| Instructions to follow |
In the material below, find each line with the string "fmaxf" and copy it.

| Supplied data |
_ _ _ _
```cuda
template <int QN, int MT, bool STATS, bool ACC = false>
__device__ __forceinline__ void mma_slice(float (&out)[2][6][4], RowStatFrag& rst, const bf16* xs, int apitch, const uint4* wb, int KT, int kt0,
                                          int kt_end, int lrow, int lcol) {
  float acc[MT][QN][4];
#pragma unroll
  for (int a = 0; a < MT; a++)
#pragma unroll
    for (int j = 0; j < QN; j++)
#pragma unroll
      for (int e = 0; e < 4; e++) acc[a][j][e] = ACC ? out[a][j][e] : 0.f;
// ... 156 lines not shown
  for (int ph = 0; ph < n_phases; ph++) {
    const int l = ph / 6, sub = ph - 6 * l;
    prof = prof0 ? prof0 + (size_t)(ph + 1) * PROF_STRIDE : nullptr;
    prof_mark(prof, 0);
    const char* lb = blob + p.layer0 + p.layer_stride * l;
    const bool rowpart = (sub == PH_QKV || sub == PH_QC);
    const bool has_ln = (sub == PH_QKV || sub == PH_QC || sub == PH_FC1);
    const int q = (sub == PH_QKV) ? 6 : (sub == PH_QC ? 2 : (sub == PH_FC1 ? qe : 1));
    const int Nc = 4 * q * 8;
    const int KT = (sub == PH_FC2 ? KsF : Ks) >> 5;
    const int apitch = (sub == PH_FC2) ? pitchF : pitch;
    const int act_bytes = (rowpart ? HROWS : ROWS) * apitch * 2;
    const int RS = (q == 1) ? 8 : 8 * q + 2;
    const int blk = rowpart ? 32 + 4 * 16 * q * 4 : 256 + ROWS * RS * 4;
    const int wsend = rowpart ? C * blk : blk;
    const int j0 = JOBS_PER_LAYER * l + (sub == 0 ? 0 : sub + QKV_JOBS - 1);

    float cv1 = 0.f, cv2 = 0.f;
    if (has_ln) {
      const float* c1; int ntot;
      if (sub == PH_QKV) { c1 = reinterpret_cast<const float*>(lb + p.c_qkv); ntot = p.qkv_rows; }
      else if (sub == PH_QC) { c1 = reinterpret_cast<const float*>(lb + p.c_qc); ntot = H; }
      else { c1 = reinterpret_cast<const float*>(lb + p.c_fc1); ntot = F; }
      const int nown = rowpart ? Nc : 8 * q;
      if (tid < nown) {
        int n;
        if (sub == PH_QKV) n = (tid >> 6) * (p.nh * HD) + head * HD + (tid & 63);
        else if (sub == PH_QC) n = head * HD + tid;
        else n = cta * 8 * q + tid;
        cv1 = c1[n];
        cv2 = c1[ntot + n];
      }
    }

    auto wait_job = [&](int j) {
      mbar_wait(&wbar[j & 1], (par_w >> (j & 1)) & 1u, 1);
      par_w ^= 1u << (j & 1);
    };
    auto ring = [&](int j) { return reinterpret_cast<const uint4*>(smem + HDR + (j & 1) * WB_BYTES) + lane; };
    wait_job(j0);
    if (sub == PH_QKV) wait_job(j0 + 1);
    mbar_wait(abar, par_a, 0);
    par_a ^= 1u;
    prof_mark(prof, 1);
    float acc[2][QMAX][4];
    float4* const pass0 = reinterpret_cast<float4*>(Rg + R_PASS0) + (size_t)warp * QMAX * 32 + lane;
    RowStatFrag rst;
    row_stat_zero(rst);
    {
      const bf16* xs = reinterpret_cast<const bf16*>(Rg);
      if (rowpart) {
        auto head_pass = [&](auto pass_tag) {
          constexpr int P = decltype(pass_tag)::value;
          const int u = 2 * P + dgrp;
          float t[2][QMAX][4];
          if (sub == PH_QKV) mma_slice<6, 1, P == 0>(t, rst, xs, apitch, ring(j0 + u), KT, e4, KT, lrow & 7, lcol);
          else mma_slice<2, 1, P == 0>(t, rst, xs, apitch, ring(j0) + (size_t)(2 * u) * KT * 32, KT, e4, KT, lrow & 7, lcol);
#pragma unroll
          for (int j = 0; j < QMAX; j++)
            if (j < q) {
              if (P == 0) pass0[j * 32] = make_float4(t[0][j][0], t[0][j][1], t[0][j][2], t[0][j][3]);
              else {
#pragma unroll
                for (int e = 0; e < 4; e++) acc[0][j][e] = t[0][j][e];
              }
            }
        };
        head_pass(std::integral_constant<int, 0>{});
        if (sub == PH_QKV) {
          __syncthreads();
          if (tid == 0) { issue_weight_job(j0 + 2); issue_weight_job(j0 + 3); }
          wait_job(j0 + 2);
          wait_job(j0 + 3);
        }
        head_pass(std::integral_constant<int, 1>{});
      } else if (sub == PH_FC2) {
        auto quarter = [&](auto qq_tag) {
          constexpr int QQ = decltype(qq_tag)::value;
          const uint4* wq = ring(j0) + (size_t)dgrp * 2 * KT * 32 + (size_t)QQ * KT * 32;
          mma_slice<1, 2, false, QQ == 1>(acc, rst, xs, apitch, wq, 2 * KT, (e4 - QQ * KT) & 3, KT, lrow, lcol);
        };
        quarter(std::integral_constant<int, 0>{});
        __syncthreads();
        if (tid == 0) request_slice(h_img + (size_t)(2 * rank + 1) * h_slice_elems, (uint32_t)(h_slice_elems * 2));
        mbar_wait(abar, par_a, 0);
        par_a ^= 1u;
        quarter(std::integral_constant<int, 1>{});
      } else {
        const uint4* wb = ring(j0) + (size_t)(dgrp * q) * KT * 32;
        if (sub == PH_FC1) {
          if (q == 4) mma_slice<4, 2, true>(acc, rst, xs, apitch, wb, KT, e4, KT, lrow, lcol);
          else if (q == 2) mma_slice<2, 2, true>(acc, rst, xs, apitch, wb, KT, e4, KT, lrow, lcol);
          else mma_slice<1, 2, true>(acc, rst, xs, apitch, wb, KT, e4, KT, lrow, lcol);
        } else mma_slice<1, 2, false>(acc, rst, xs, apitch, wb, KT, e4, KT, lrow, lcol);
      }
    }
    prof_mark(prof, 2);
    if (has_ln && tid < (rowpart ? Nc : 8 * q)) { cvec[tid] = cv1; cvec[256 + tid] = cv2; }
    __syncthreads();
    prof_mark(prof, 12);
    cluster_wait();
    prof_mark(prof, 13);

    const int nslots = rowpart ? V * C : V;
    unsigned char* send = Rg;
    const int send_end = V * wsend;
    unsigned char* recv = Rg + (((send_end > act_bytes ? send_end : act_bytes) + 127) & ~127);
    if (tid == 0) mbar_expect_tx(xbar, (uint32_t)(nslots * blk));
    {
      unsigned char* mine = send + (size_t)warp * wsend;
      if (!rowpart) {
        float* bp = reinterpret_cast<float*>(mine + 256);
#pragma unroll
        for (int mt = 0; mt < 2; mt++)
#pragma unroll
          for (int j = 0; j < QMAX; j++) {
            if (j < q) {
              float* base = bp + (size_t)(mt * 16 + g) * RS + j * 8 + 2 * t4;
              *reinterpret_cast<float2*>(base) = make_float2(acc[mt][j][0], acc[mt][j][1]);
              *reinterpret_cast<float2*>(base + 8 * RS) = make_float2(acc[mt][j][2], acc[mt][j][3]);
            }
          }
        if (has_ln) {
          float* st = reinterpret_cast<float*>(mine);
#pragma unroll
          for (int mt = 0; mt < 2; mt++) {
            const int r0 = mt * 16 + g;
            if (t4 == 0) { st[2 * r0] = rst.s1[mt][0]; st[2 * (r0 + 8)] = rst.s1[mt][2]; }
            if (t4 == (g >> 1)) {
              st[2 * r0 + 1] = (g & 1) ? rst.sq[mt][0][1] : rst.sq[mt][0][0];
              st[2 * (r0 + 8) + 1] = (g & 1) ? rst.sq[mt][1][3] : rst.sq[mt][1][2];
            }
// ... 25 lines not shown
        if (warp < C && lane == 0) {
          fence_proxy_async_smem();
          bulk_s2peer(mapa(smem_u32(recv + (size_t)(8 * rank) * blk), (uint32_t)warp), send + (size_t)warp * V * blk, (uint32_t)(V * blk), mapa(smem_u32(xbar), (uint32_t)warp));
        }
      }
    }
    if (warp == 1 && lane == 0 && !rowpart) issue_weight_job(j0 + 2);
    if (warp == 1 && lane == 0 && sub == PH_QKV) issue_weight_job(j0 + QKV_JOBS);
    prof_mark(prof, 15);
    mbar_wait(xbar, par_x, 2);
    par_x ^= 1u;
    prof_mark(prof, 3);

    if (!rowpart) {
      const int row = tid >> 3, f0 = tid & 7;
      float ln_mean = 0.f, ln_rstd = 0.f;
      if (has_ln) {
        float S1 = 0.f, S2 = 0.f;
#pragma unroll
        for (int v = 0; v < V; v++) { const float2 x = *reinterpret_cast<const float2*>(recv + (size_t)v * blk + row * 8); S1 += x.x; S2 += x.y; }
        ln_mean = S1 / (float)H;
        ln_rstd = rsqrtf(fmaxf(S2 / (float)H - ln_mean * ln_mean, 0.f) + p.eps);
      }
      if (row < B && sub == PH_FC1 && q == 4) {
        const int f = 4 * f0;
        float v[4] = {0.f, 0.f, 0.f, 0.f};
#pragma unroll
        for (int sv = 0; sv < V; sv++) {
          const float* bp = reinterpret_cast<const float*>(recv + (size_t)sv * blk + 256) + row * RS + f;
          const float2 a = *reinterpret_cast<const float2*>(bp), b2 = *reinterpret_cast<const float2*>(bp + 2);
          v[0] += a.x; v[1] += a.y; v[2] += b2.x; v[3] += b2.y;
        }
#pragma unroll
        for (int e = 0; e < 4; e++) v[e] = apply_act(DT<bf16>::rnd(ln_rstd * (v[e] - ln_mean * cvec[f + e]) + cvec[256 + f + e]), p.act);
        uint2 pk;
        pk.x = att_pack(v[0], v[1]); pk.y = att_pack(v[2], v[3]);
        *reinterpret_cast<uint2*>(h_img + h_offset(cta * 32 + f) + row * pitchF) = pk;
      } else if (row < B) {
        for (int i = 0; i < q; i++) {
          const int f = f0 + 8 * i;
          float v = 0.f;
#pragma unroll
          for (int sv = 0; sv < V; sv++) v += reinterpret_cast<const float*>(recv + (size_t)sv * blk + 256)[row * RS + f];
          if (sub == PH_FC1) {
            v = ln_rstd * (v - ln_mean * cvec[f]) + cvec[256 + f];
            v = apply_act(DT<bf16>::rnd(v), p.act);
            h_img[h_offset(cta * 8 * q + f) + row * pitchF] = __float2bfloat16_rn(v);
          } else {
            v = DT<bf16>::rnd(res_s[row * 8 + f] + DT<bf16>::rnd(v));
            res_s[row * 8 + f] = v;
            x_img[(size_t)xo_slice * x_slice_elems + row * pitch + xo_col + f] = __float2bfloat16_rn(v);
          }
        }
      }
    } else {
      bf16* qkv_s = reinterpret_cast<bf16*>(Rg + QKV_OFF);
      auto gather = [&](auto jw_tag) {
        constexpr int JW = decltype(jw_tag)::value, NC = 4 * JW, QCW = 2 * JW;
        for (int idx = tid; idx < 4 * NC; idx += THREADS) {
          const int r4 = idx / NC, col = idx - r4 * NC;
          const int u = col / JW, cw = (u >> 1) * JW + (col - u * JW);
          float S1 = 0.f, S2 = 0.f;
#pragma unroll
          for (int e = 0; e < V; e++) {
            const float2 x = *reinterpret_cast<const float2*>(recv + (size_t)(8 * (e >> 2) + 2 * (e & 3)) * blk + r4 * 8);
            S1 += x.x; S2 += x.y;
          }
          const float ln_mean = S1 / (float)H;
          const float ln_rstd = rsqrtf(fmaxf(S2 / (float)H - ln_mean * ln_mean, 0.f) + p.eps);
          float v = 0.f;
#pragma unroll
          for (int e = 0; e < V; e++)
            v += reinterpret_cast<const float*>(recv + (size_t)(8 * (e >> 2) + 2 * (e & 3) + (u & 1)) * blk + 32)[r4 * QCW + cw];
          v = ln_rstd * (v - ln_mean * cvec[col]) + cvec[256 + col];
          qkv_s[idx] = __float2bfloat16_rn(v);
        }
      };
      if (sub == PH_QKV) gather(std::integral_constant<int, 48>{}); else gather(std::integral_constant<int, 16>{});
      static_assert(HD == 64, "QKV: 2 x 2 units of 6 n-tiles (q|k|v of a head), q_cross: 2 x 2 units of 2 n-tiles");
    }
    prof_mark(prof, 4);
    __syncthreads();
    cluster_arrive_reuse();
    if (rowpart) {
      cluster_wait();
      cluster_arrive();
    }

    if (rowpart) {
      if (att_row < B) {
        AttnArgs att = decode_attn_args(p, l, pos, sub == PH_QC);
        const bf16* qkv_s = reinterpret_cast<const bf16*>(Rg + QKV_OFF);
        const int row_base = HROWS * rblk + 4 * rank;
        const bf16* qbase = qkv_s - (size_t)row_base * Nc - (size_t)head * HD;
        att.q = qbase; att.ldq = Nc;
        att.ldo = pitch;
        att.out = a_img + (size_t)att_slice * x_slice_elems + att_col - (size_t)head * HD;
        if (sub == PH_QKV) { att.knew = qbase; att.vnew = qbase; att.ldkv = Nc; att.k_col0 = HD; att.v_col0 = 2 * HD; }
        unsigned char* wb0 = smem + HDR;
        unsigned char* held = wb0 + ((sub == PH_QKV ? j0 + 1 : j0) & 1) * WB_BYTES;
        unsigned char* other = wb0 + ((sub == PH_QKV ? j0 : j0 + 1) & 1) * WB_BYTES;
        unsigned char* region = warp < 5 ? Rg + (size_t)warp * ATT_SMEM : held + (size_t)(warp - 5) * ATT_SMEM;
        float* xr = reinterpret_cast<float*>(other + 16384) + (warp >> 1) * 128;
        attention_decode_item_warp<bf16>(att, att_row, head, pos, region, attbars + 2 * warp, lane, att_parity, warp & 1, 2, xr, (warp >> 1) + 1);
      }
      prof_mark(prof, 5);
      __syncthreads();
      if (tid == 32) {
        fence_proxy_async_smem();
        issue_weight_job(sub == PH_QKV ? j0 + QKV_JOBS + 1 : j0 + 2);
      }
    }
    prof_mark(prof, 6);
    if (p.prof != nullptr && l == p.L / 2 && tid == 0) {
      unsigned long long ns;
      asm volatile("mov.u64 %0, %%globaltimer;" : "=l"(ns));
      p.prof[(size_t)(n_phases + 4) * PROF_STRIDE + sub * (int)gridDim.x + cta] = (long long)ns;
    }

    const bool last = (ph + 1 == n_phases);
    const bf16* nimg; uint32_t nbytes;
    if (last) { nimg = x_img; nbytes = (uint32_t)(C * x_slice_elems * 2); }
    else slice_of((sub + 1) % 6, nimg, nbytes);
    bar_target = grid_sync(bar_ctr, bar_target, ph, false, nullptr, [&]() { request_slice(nimg, nbytes); });
    prof_mark(prof, 7);
  }
  cluster_wait();

  prof = prof0 ? prof0 + (size_t)(n_phases + 1) * PROF_STRIDE : nullptr;
  prof_mark(prof, 0);
  {
    const int ntasks = p.K * p.V / 32;
    const float* c1 = reinterpret_cast<const float*>(blob + p.c_heads);
    const float* c2 = c1 + p.K * p.V;
    mbar_wait(abar, par_a, 3);
    par_a ^= 1u;
    const bf16* xs = reinterpret_cast<const bf16*>(Rg);
// ... 41 lines not shown
#pragma unroll
          for (int j = 0; j < 2; j++) ldmatrix_x4(a[mt][j], sl + (size_t)(mt * 16 + lrow) * pitch + j * 16 + lcol);
#pragma unroll
        for (int j = 0; j < 4; j++) {
          const uint4 w = wb[((size_t)j * KTH + kt) * 32];
#pragma unroll
          for (int mt = 0; mt < 2; mt++) {
            mma_bf16_16816(acc[mt][j], a[mt][0], w.x, w.y);
            mma_bf16_16816(acc[mt][j], a[mt][1], w.z, w.w);
          }
        }
      }
      __syncthreads();
      float* red = reinterpret_cast<float*>(wbuf);
#pragma unroll
      for (int mt = 0; mt < 2; mt++)
#pragma unroll
        for (int j = 0; j < 4; j++) {
          float* base = red + ((size_t)warp * 32 + mt * 16 + g) * HRS + j * 8 + 2 * t4;
          *reinterpret_cast<float2*>(base) = make_float2(acc[mt][j][0], acc[mt][j][1]);
          *reinterpret_cast<float2*>(base + 8 * HRS) = make_float2(acc[mt][j][2], acc[mt][j][3]);
        }
      __syncthreads();
      {
        const int er = tid >> 3, ec = tid & 7;
        if (er < B) {
          const float mean = stats[2 * er], rstd = stats[2 * er + 1];
#pragma unroll
          for (int j = 0; j < 4; j++) {
            const int cidx = j * 8 + ec, n = task * 32 + cidx;
            float v = 0.f;
#pragma unroll
            for (int w = 0; w < 8; w++) v += red[((size_t)w * 32 + er) * HRS + cidx];
            p.logits[(size_t)er * p.K * p.V + n] = DT<bf16>::rnd(rstd * (v - mean * c1[n]) + c2[n]);
          }
        }
      }
      __syncthreads();
      if (tid == 32) {
        fence_proxy_async_smem();
        issue_weight_job(job + 2);
      }
    }
  }
  prof_mark(prof, 6);
  bar_target = grid_sync(bar_ctr, bar_target, n_phases, true);
  prof = prof0 ? prof0 + (size_t)(n_phases + 2) * PROF_STRIDE : nullptr;
  prof_mark(prof, 0);
  if (p.do_sample_phase) {
    const ptts_gen_params gp = *p.sa.gen;
    const int BK = B * p.K;
    sample_phase<ITEMS>(p.sa, gp, BK, cur_len);
    prof_mark(prof, 1);
    bar_target = grid_sync(bar_ctr, bar_target, n_phases + 1, true, nullptr, [&]() {
      const int tot = *reinterpret_cast<volatile int*>(&ctrl->n_unfinished);
      s_next_active = (tot - unfinished_prev > 0) ? 1 : 0;
      unfinished_prev = tot;
    });
    prof_mark(prof, 2);
  }
  bool go_on = false;
  if (p.do_sample_phase) {
    const int act = s_next_active;
    if (cta == 0 && tid == 0) {
      ctrl->cur_len = cur_len + 1;
      ctrl->active = act;
      ctrl->steps_run += 1;
// ... 95 lines not shown
```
_ _ _ _
| Reply to the exercise |
        ln_rstd = rsqrtf(fmaxf(S2 / (float)H - ln_mean * ln_mean, 0.f) + p.eps);
          const float ln_rstd = rsqrtf(fmaxf(S2 / (float)H - ln_mean * ln_mean, 0.f) + p.eps);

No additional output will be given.